──────── DATA SUPPLIED

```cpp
int binned_select(void *score, int dtype, int64_t B, const BinPlan &p, uint8_t *active, uint8_t *selected, int64_t *active_mask,
                  const int64_t *gt, double *picks, int32_t *n_picked, void *workspace, size_t workspace_bytes, hipStream_t st,
                  SelHdr **hdr_out, const void *score_range, int32_t *handover)
{
    if (!workspace || workspace_bytes < p.total_bytes) return fail(HALO_E_WORKSPACE, "halo_greedy_select: workspace too small");
    char *base = (char *)(((uintptr_t)workspace + 255) & ~(uintptr_t)255);
    if ((size_t)(base - (char *)workspace) + p.total_bytes - 256 > workspace_bytes) return fail(HALO_E_WORKSPACE, "halo_greedy_select: workspace too small");
    BinWs ws;
    ws.hdr = (SelHdr *)(base + p.off_hdr);
    ws.rng = score_range ? (SelHdr *)score_range : ws.hdr;
    ws.rng_hist = score_range ? (const unsigned *)((const char *)score_range + range_hist_offset(B)) : nullptr;
    ws.hist1 = (unsigned *)(base + p.off_hist1);
    ws.fcur = (unsigned *)(base + p.off_fcur);
    ws.okmin_inv = (unsigned long long *)(base + p.off_okmin);
    ws.okmax = (unsigned long long *)(base + p.off_okmax);
    ws.cbase = (unsigned *)(base + p.off_cbase);
    ws.cm = (unsigned *)(base + p.off_cm);
    ws.ckey = (unsigned long long *)(base + p.off_ckey);
    ws.cpos = (unsigned *)(base + p.off_cpos);
    ws.plist = (unsigned *)(base + p.off_plist);
    ws.handover = handover;
    const BinGeom &g = p.g;
    const long long hw = (long long)g.H * g.W;
// ... 1 lines not shown
        const size_t n16 = p.zero_bytes / 16;
        const unsigned gz = (unsigned)(cdiv((int64_t)n16, 256) < 512 ? cdiv((int64_t)n16, 256) : 512);
        hipLaunchKernelGGL(k_sel_zero, dim3(gz ? gz : 1u), dim3(256), 0, st, (uint4 *)base, n16);
    }
    const unsigned gx = (unsigned)(cdiv(hw, 256) < 128 ? cdiv(hw, 256) : 128);
    const unsigned gy = (unsigned)(g.H < 128 ? g.H : 128);
    dim3 blk(256);
    if (dtype == HALO_F64) {
        if (!score_range) hipLaunchKernelGGL(k_sel_range<double>, dim3(gx, (unsigned)B), blk, 0, st, (const double *)score, hw, ws);
        hipLaunchKernelGGL(k_sel_hist1<double>, dim3(gx, (unsigned)B), blk, 0, st, (const double *)score, hw, ws);
    } else {
        if (!score_range) hipLaunchKernelGGL(k_sel_range<float>, dim3(gx, (unsigned)B), blk, 0, st, (const float *)score, hw, ws);
        hipLaunchKernelGGL(k_sel_hist1<float>, dim3(gx, (unsigned)B), blk, 0, st, (const float *)score, hw, ws);
    }
    hipLaunchKernelGGL(k_sel_scan1, dim3((unsigned)B), blk, 0, st, ws, g);
    if (dtype == HALO_F64) hipLaunchKernelGGL(k_sel_place<double>, dim3(gy, (unsigned)B), blk, 0, st, (const double *)score, ws, g);
    else hipLaunchKernelGGL(k_sel_place<float>, dim3(gy, (unsigned)B), blk, 0, st, (const float *)score, ws, g);
    {
        const dim3 ge((unsigned)(g.H < 64 ? g.H : 64), (unsigned)B);
        if (dtype == HALO_F64) hipLaunchKernelGGL(k_sel_full_extrema<double>, ge, blk, 0, st, (const double *)score, ws, g);
        else hipLaunchKernelGGL(k_sel_full_extrema<float>, ge, blk, 0, st, (const float *)score, ws, g);
    }
    static LdsLimitSeen seen;
    if (!raise_lds_limit(seen, (const void *)k_sel_sweep, 160 * 1024))
        return fail(HALO_E_LAUNCH, "halo_greedy_select: cannot raise the dynamic LDS limit");
    hipLaunchKernelGGL(k_sel_sweep, dim3((unsigned)B), dim3(SW_TPB), p.lds_bytes, st, ws, g, n_picked, (const void *)score, dtype == HALO_F64 ? 1 : 0);
    const dim3 ga((unsigned)(cdiv(g.n_regions, 4) < APPLY_WGS ? cdiv(g.n_regions, 4) : APPLY_WGS), (unsigned)B);
    if (dtype == HALO_F64)
        hipLaunchKernelGGL(k_sel_apply<double>, ga, blk, 0, st, (double *)score, active, selected, (long long *)active_mask, (const long long *)gt, picks, ws, g);
    else
        hipLaunchKernelGGL(k_sel_apply<float>, ga, blk, 0, st, (float *)score, active, selected, (long long *)active_mask, (const long long *)gt, picks, ws, g);
    *hdr_out = ws.hdr;
    return check_launch("halo_greedy_select (binned)");
}

}
```

halo_amd/csrc/halo_select_common.hpp:

```cpp
#pragma once
#include "halo_common.hpp"

namespace halo {

constexpr unsigned long long KEY_NAN = 0xffffffffffffffffull;
constexpr unsigned long long KEY_NEG_INF = 0x000fffffffffffffull;
constexpr unsigned long long KEY_POS_INF = 0xfff0000000000000ull;

__device__ __forceinline__ unsigned long long order_key(double v)
{
    const bool isnan = v != v;
    v = v == 0.0 ? 0.0 : v;
    const unsigned long long u = (unsigned long long)__double_as_longlong(v);
    const unsigned long long k = (u >> 63) ? ~u : (u | 0x8000000000000000ull);
    return isnan ? KEY_NAN : k;
}
__device__ __forceinline__ double key_value(unsigned long long k)
{
    if (k == KEY_NAN) return __longlong_as_double(0x7ff8000000000000ll);
    const unsigned long long u = (k >> 63) ? (k & 0x7fffffffffffffffull) : ~k;
    return __longlong_as_double((long long)u);
}

struct Cand { unsigned long long key; unsigned pos; };
// ... 33 lines not shown
}

__device__ __forceinline__ void lds_barrier() { asm volatile("s_waitcnt lgkmcnt(0)\n\ts_barrier" ::: "memory"); }
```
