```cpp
#define MVP_WITH_PRECISION(call)             \
  PrecisionArg scope(precision, precision_backward); \
  if (!scope.ok) return MVP_EINVAL;          \
  return call

MVP_API int mvp_mlp_forward_p_f32(const float* X, int64_t R, int64_t Cin, int64_t ldx, const float* W, int64_t ldw, int64_t Cout,
                                  const float* act_mean, const float* act_invstd, const float* act_gamma, const float* act_beta,
// ... 22 lines not shown
                                       float momentum, float* mean, float* invstd, float* running_mean, float* running_var,
                                       int64_t* num_batches_tracked, int precision, int precision_backward, mvp_stream_t stream) {
  MVP_WITH_PRECISION(mvp_mlp_forward_pool_f32(X, R, Cin, ldx, W, ldw, Cout, act_mean, act_invstd, act_gamma, act_beta, ymax, ymin, amax, amin, stat,
                                              partial, eps, momentum, mean, invstd, running_mean, running_var, num_batches_tracked, stream));
}
MVP_API int mvp_mlp_input_grad_p_f32(const float* dY, int64_t R, int64_t Cout, const float* W, int64_t Cin, const float* y_prev,
                                     const float* mean, const float* invstd, const float* gamma, const float* beta, float* dZ, double* stat,
                                     double* partial, int precision, int precision_backward, mvp_stream_t stream) {
  MVP_WITH_PRECISION(mvp_mlp_input_grad_f32(dY, R, Cout, W, Cin, y_prev, mean, invstd, gamma, beta, dZ, stat, partial, stream));
}
MVP_API int mvp_mlp_input_grad_dropout_p_f32(const float* dY, int64_t R, int64_t Cout, const float* W, int64_t Cin, const float* y_prev,
                                             const float* mean, const float* invstd, const float* gamma, const float* beta, float drop_p,
                                             uint64_t drop_seed, float* dZ, double* stat, double* partial, int precision, int precision_backward,
                                             mvp_stream_t stream) {
  MVP_WITH_PRECISION(mvp_mlp_input_grad_dropout_f32(dY, R, Cout, W, Cin, y_prev, mean, invstd, gamma, beta, drop_p, drop_seed, dZ, stat, partial, stream));
}
MVP_API int mvp_mlp_weight_grad_p_f32(const float* dY, const float* X, int64_t R, int64_t Cout, int64_t Cin, int64_t ldx,
                                      const float* act_mean, const float* act_invstd, const float* act_gamma, const float* act_beta,
                                      float* dW, int64_t lddw, int precision, int precision_backward, mvp_stream_t stream) {
  MVP_WITH_PRECISION(mvp_mlp_weight_grad_f32(dY, X, R, Cout, Cin, ldx, act_mean, act_invstd, act_gamma, act_beta, dW, lddw, stream));
}
MVP_API int mvp_mlp_weight_grad_ws_p_f32(const float* dY, const float* X, int64_t R, int64_t Cout, int64_t Cin, int64_t ldx,
                                         const float* act_mean, const float* act_invstd, const float* act_gamma, const float* act_beta,
                                         float* dW, int64_t lddw, float* workspace, int64_t workspace_floats, int precision,
                                         int precision_backward, mvp_stream_t stream) {
  MVP_WITH_PRECISION(mvp_mlp_weight_grad_ws_f32(dY, X, R, Cout, Cin, ldx, act_mean, act_invstd, act_gamma, act_beta, dW, lddw, workspace,
                                                workspace_floats, stream));
}
MVP_API int mvp_mlp_layer_backward_p_f32(const float* G, const float* Yi, const float* mean_i, const float* invstd_i, const float* gamma_i,
                                         const double* stat_i, float* dgamma_i, float* dbeta_i, int training, const float* X, int64_t ldx,
// ... 76 lines not shown
```

mvpnet_amd/csrc/mlp_stream.hip:

```cpp
#include "mlp_common.h"
#include "stats_reduce.h"
#include <algorithm>

namespace {

constexpr int kST = 256;
constexpr int kSLd = 36;

struct StreamArgs {
  const float* X;
  int64_t R;
  int Cin, ldx;
  const float* W;
  int ldw, Cout;
  InAct act;
  const float* bias;
  float* Y;
  double* partial;
  double* stat;
  int finalize;
  BnFinalize fin;
  int64_t tiles_per_wg;
  float* ymax;
  float* ymin;
  uint8_t* amax;
  uint8_t* amin;
};

template <int KS, int NB, bool ACT, int NS, bool POOL>
__global__ __launch_bounds__(kST) void mlp_stream_fwd_kernel(StreamArgs p) {
  using SP = SplitPairs<NS>;
  constexpr int kCols = NB * 32;
  constexpr int kWBytes = KS * NS * kCols * 64;
  __shared__ __attribute__((aligned(16))) unsigned char Wl[kWBytes];
  __shared__ __attribute__((aligned(16))) float Ps[4][KS * 32];
  __shared__ __attribute__((aligned(16))) float tiles[4][32 * kSLd];
  __shared__ double sred[2][4][kCols];
  const int tid = threadIdx.x, lane = tid & 63, wave = tid >> 6;
  const int li = lane & 31, lh = lane >> 5;
  const int Cin = p.Cin, Cout = p.Cout;

  for (int t = tid; t < kCols * KS * 8; t += kST) {
    const int co = t % kCols, kqi = t / kCols;
    const int k = 4 * kqi;
    float v[4];
// ... 41 lines not shown
      for (int tt = 0; tt < 4; ++tt) dst[sl][tt] = *reinterpret_cast<const float4*>(xrow + min(32 * sl + 8 * tt + 4 * lh, Cin - 4));
  };
#pragma unroll
  for (int u = 0; u < PF; ++u)
    if (t_begin + wave + 4 * u < t_end) load_a(an[u], t_begin + wave + 4 * u);
  for (int64_t tb = t_begin + wave; tb < t_end; tb += 4 * PF) {
#pragma unroll
   for (int u = 0; u < PF; ++u) {
    const int64_t t = tb + 4 * u;
    if (t >= t_end) break;
    float4 ac[KS][4];
#pragma unroll
    for (int sl = 0; sl < KS; ++sl)
#pragma unroll
      for (int tt = 0; tt < 4; ++tt) ac[sl][tt] = an[u][sl][tt];
    if (t + 4 * PF < t_end) load_a(an[u], t + 4 * PF);
    f32x16 acc[NB];
#pragma unroll
    for (int j = 0; j < NB; ++j)
#pragma unroll
      for (int i = 0; i < 16; ++i) acc[j][i] = 0.f;
#pragma unroll
    for (int sl = 0; sl < KS; ++sl) {
      float v[4][4];
#pragma unroll
      for (int tt = 0; tt < 4; ++tt) {
        v[tt][0] = ac[sl][tt].x; v[tt][1] = ac[sl][tt].y; v[tt][2] = ac[sl][tt].z; v[tt][3] = ac[sl][tt].w;
        if constexpr (ACT) {
          const int k = 32 * sl + 8 * tt + 4 * lh;
          const float4 m4 = *reinterpret_cast<const float4*>(&Ps[0][k]), i4 = *reinterpret_cast<const float4*>(&Ps[1][k]);
          const float4 g4 = *reinterpret_cast<const float4*>(&Ps[2][k]), b4 = *reinterpret_cast<const float4*>(&Ps[3][k]);
          const float pm[4] = {m4.x, m4.y, m4.z, m4.w}, pi[4] = {i4.x, i4.y, i4.z, i4.w};
          const float pg[4] = {g4.x, g4.y, g4.z, g4.w}, pb[4] = {b4.x, b4.y, b4.z, b4.w};
#pragma unroll
          for (int e = 0; e < 4; ++e) {
            const float a = ((v[tt][e] - pm[e]) * pi[e]) * pg[e] + pb[e];
            v[tt][e] = a > 0.f ? a : 0.f;
          }
        }
      }
#pragma unroll
      for (int s = 0; s < 2; ++s) {
        unsigned q0[NS], q1[NS], q2[NS], q3[NS];
        split_pair<NS>(v[2 * s][0], v[2 * s][1], q0);
        split_pair<NS>(v[2 * s][2], v[2 * s][3], q1);
        split_pair<NS>(v[2 * s + 1][0], v[2 * s + 1][1], q2);
        split_pair<NS>(v[2 * s + 1][2], v[2 * s + 1][3], q3);
        u32x4 af[NS];
#pragma unroll
        for (int pc = 0; pc < NS; ++pc) af[pc] = u32x4{q0[pc], q1[pc], q2[pc], q3[pc]};
        constexpr int JG = NB >= 2 ? 2 : 1;
#pragma unroll
// ... 132 lines not shown
    }
  }
}

template <int KS, int NB, int NS>
void launch_stream(const StreamArgs& a, unsigned grid, bool has_act, hipStream_t s) {
  if (a.ymax) {
    if (has_act) hipLaunchKernelGGL((mlp_stream_fwd_kernel<KS, NB, true, NS, true>), dim3(grid), dim3(kST), 0, s, a);
    else hipLaunchKernelGGL((mlp_stream_fwd_kernel<KS, NB, false, NS, true>), dim3(grid), dim3(kST), 0, s, a);
    return;
  }
  if (has_act) hipLaunchKernelGGL((mlp_stream_fwd_kernel<KS, NB, true, NS, false>), dim3(grid), dim3(kST), 0, s, a);
  else hipLaunchKernelGGL((mlp_stream_fwd_kernel<KS, NB, false, NS, false>), dim3(grid), dim3(kST), 0, s, a);
}

}

int mvp_mlp_stream_forward(const float* X, int64_t R, int Cin, int ldx, const float* W, int ldw, int Cout, const float* act_mean,
                           const float* act_invstd, const float* act_gamma, const float* act_beta, const float* bias, float* Y,
                           double* stat, double* partial, int ns, float bn_eps, float bn_momentum, float* bn_mean, float* bn_invstd,
                           float* bn_running_mean, float* bn_running_var, int64_t* bn_num_batches, float* ymax, float* ymin,
                           uint8_t* amax, uint8_t* amin, hipStream_t s) {
  const InAct act{act_mean, act_invstd, act_gamma, act_beta};
  if (ns == 0 || Cin > 128 || Cout > 128 || Cin < 4 || Cout % 4 != 0 || R < 32768 || (stat && !partial)) return MVP_EUNSUPPORTED;
  if (ldx % 4 != 0 || Cin % 4 != 0 || ((uintptr_t)X % 16) != 0 || (!ymax && ((uintptr_t)Y % 16) != 0)) return MVP_EUNSUPPORTED;
  if (ymax && R % 32 != 0) return MVP_EUNSUPPORTED;
  static const bool tail = []() { const char* e = getenv("MVP_STREAM_TAIL"); return !(e && e[0] == '0'); }();
  StreamArgs a{X, R, Cin, ldx, W, ldw, Cout, act, bias, Y, (stat && !tail) ? partial : nullptr, (stat && tail) ? stat : nullptr, bn_mean ? 1 : 0,
               BnFinalize{R, bn_eps, bn_momentum, bn_mean, bn_invstd, bn_running_mean, bn_running_var, bn_num_batches}, 0, ymax, ymin, amax, amin};
  const int64_t ntiles = cdiv(R, 32);
  const int ks = (int)cdiv(Cin, 32), nb = Cout <= 32 ? 1 : Cout <= 64 ? 2 : 4;
  const int64_t lds = (int64_t)ks * ns * nb * 32 * 64;
  const int64_t per_cu = std::max<int64_t>(1, std::min<int64_t>(4, (140 * 1024) / (lds + 24 * 1024)));
  int64_t wgs = std::min<int64_t>(256 * per_cu, std::min<int64_t>(cdiv(R, 128), cdiv(ntiles, 16)));
  wgs = std::max<int64_t>(wgs, 1);
  a.tiles_per_wg = cdiv(cdiv(ntiles, wgs), 4) * 4;
  const unsigned grid = (unsigned)cdiv(ntiles, a.tiles_per_wg);
  const bool has_act = act.mean != nullptr;
#define MVP_STREAM(KS_, NB_)                                                      \
  do {                                                                            \
    if (ns == 1) launch_stream<KS_, NB_, 1>(a, grid, has_act, s);                  \
    else if (ns == 2) launch_stream<KS_, NB_, 2>(a, grid, has_act, s);             \
    else launch_stream<KS_, NB_, 3>(a, grid, has_act, s);                          \
  } while (0)
#define MVP_STREAM_NB(KS_)                       \
  do {                                           \
    if (nb == 1) MVP_STREAM(KS_, 1);             \
    else if (nb == 2) MVP_STREAM(KS_, 2);        \
    else MVP_STREAM(KS_, 4);                     \
  } while (0)
  switch (ks) {
    case 1: MVP_STREAM_NB(1); break;
    case 2: MVP_STREAM_NB(2); break;
// ... 1 lines not shown
    default: MVP_STREAM_NB(4); break;
  }
#undef MVP_STREAM_NB
#undef MVP_STREAM
  int rc = mvp_launch_status();
  if (rc != MVP_OK) return rc;
  if (a.partial) {
    if (bn_mean)
      launch_stats_reduce_finalize(partial, (int64_t)grid, 2 * Cout, stat,
                                   BnFinalize{R, bn_eps, bn_momentum, bn_mean, bn_invstd, bn_running_mean, bn_running_var, bn_num_batches}, s);
    else
      launch_stats_reduce(partial, (int64_t)grid, 2 * Cout, stat, s);
  }
  return mvp_launch_status();
}
```

mvpnet_amd/pn2.py:

```python
import os

import torch
import torch.nn as nn

from .nn import SharedMLP, SharedMLPDO, batch_index_select, xavier_uniform
from . import ops
from . import rows as R
from . import _lib as L


TRAIN_FPS_SHAPE = int(os.environ.get('MVP_TRAIN_FPS_SHAPE', '1'))
FPS_PREFIX = os.environ.get('MVP_FPS_PREFIX', '1') != '0'
NATIVE_PLAN = os.environ.get('MVP_NATIVE_PLAN', '1') != '0'
MERGE_HEAD = os.environ.get('MVP_MERGE_HEAD', '1') != '0'
HEAD_HANDOVER = os.environ.get('MVP_HEAD_HANDOVER', '1') != '0'
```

────────────────

REQUIRED ACTION:
Search the records for the word "nullptr". Copy each line where it appears.

RESPONSE FOR THIS EXERCISE:
    ws.rng_hist = score_range ? (const unsigned *)((const char *)score_range + range_hist_offset(B)) : nullptr;
  StreamArgs a{X, R, Cin, ldx, W, ldw, Cout, act, bias, Y, (stat && !tail) ? partial : nullptr, (stat && tail) ? stat : nullptr, bn_mean ? 1 : 0,
  const bool has_act = act.mean != nullptr;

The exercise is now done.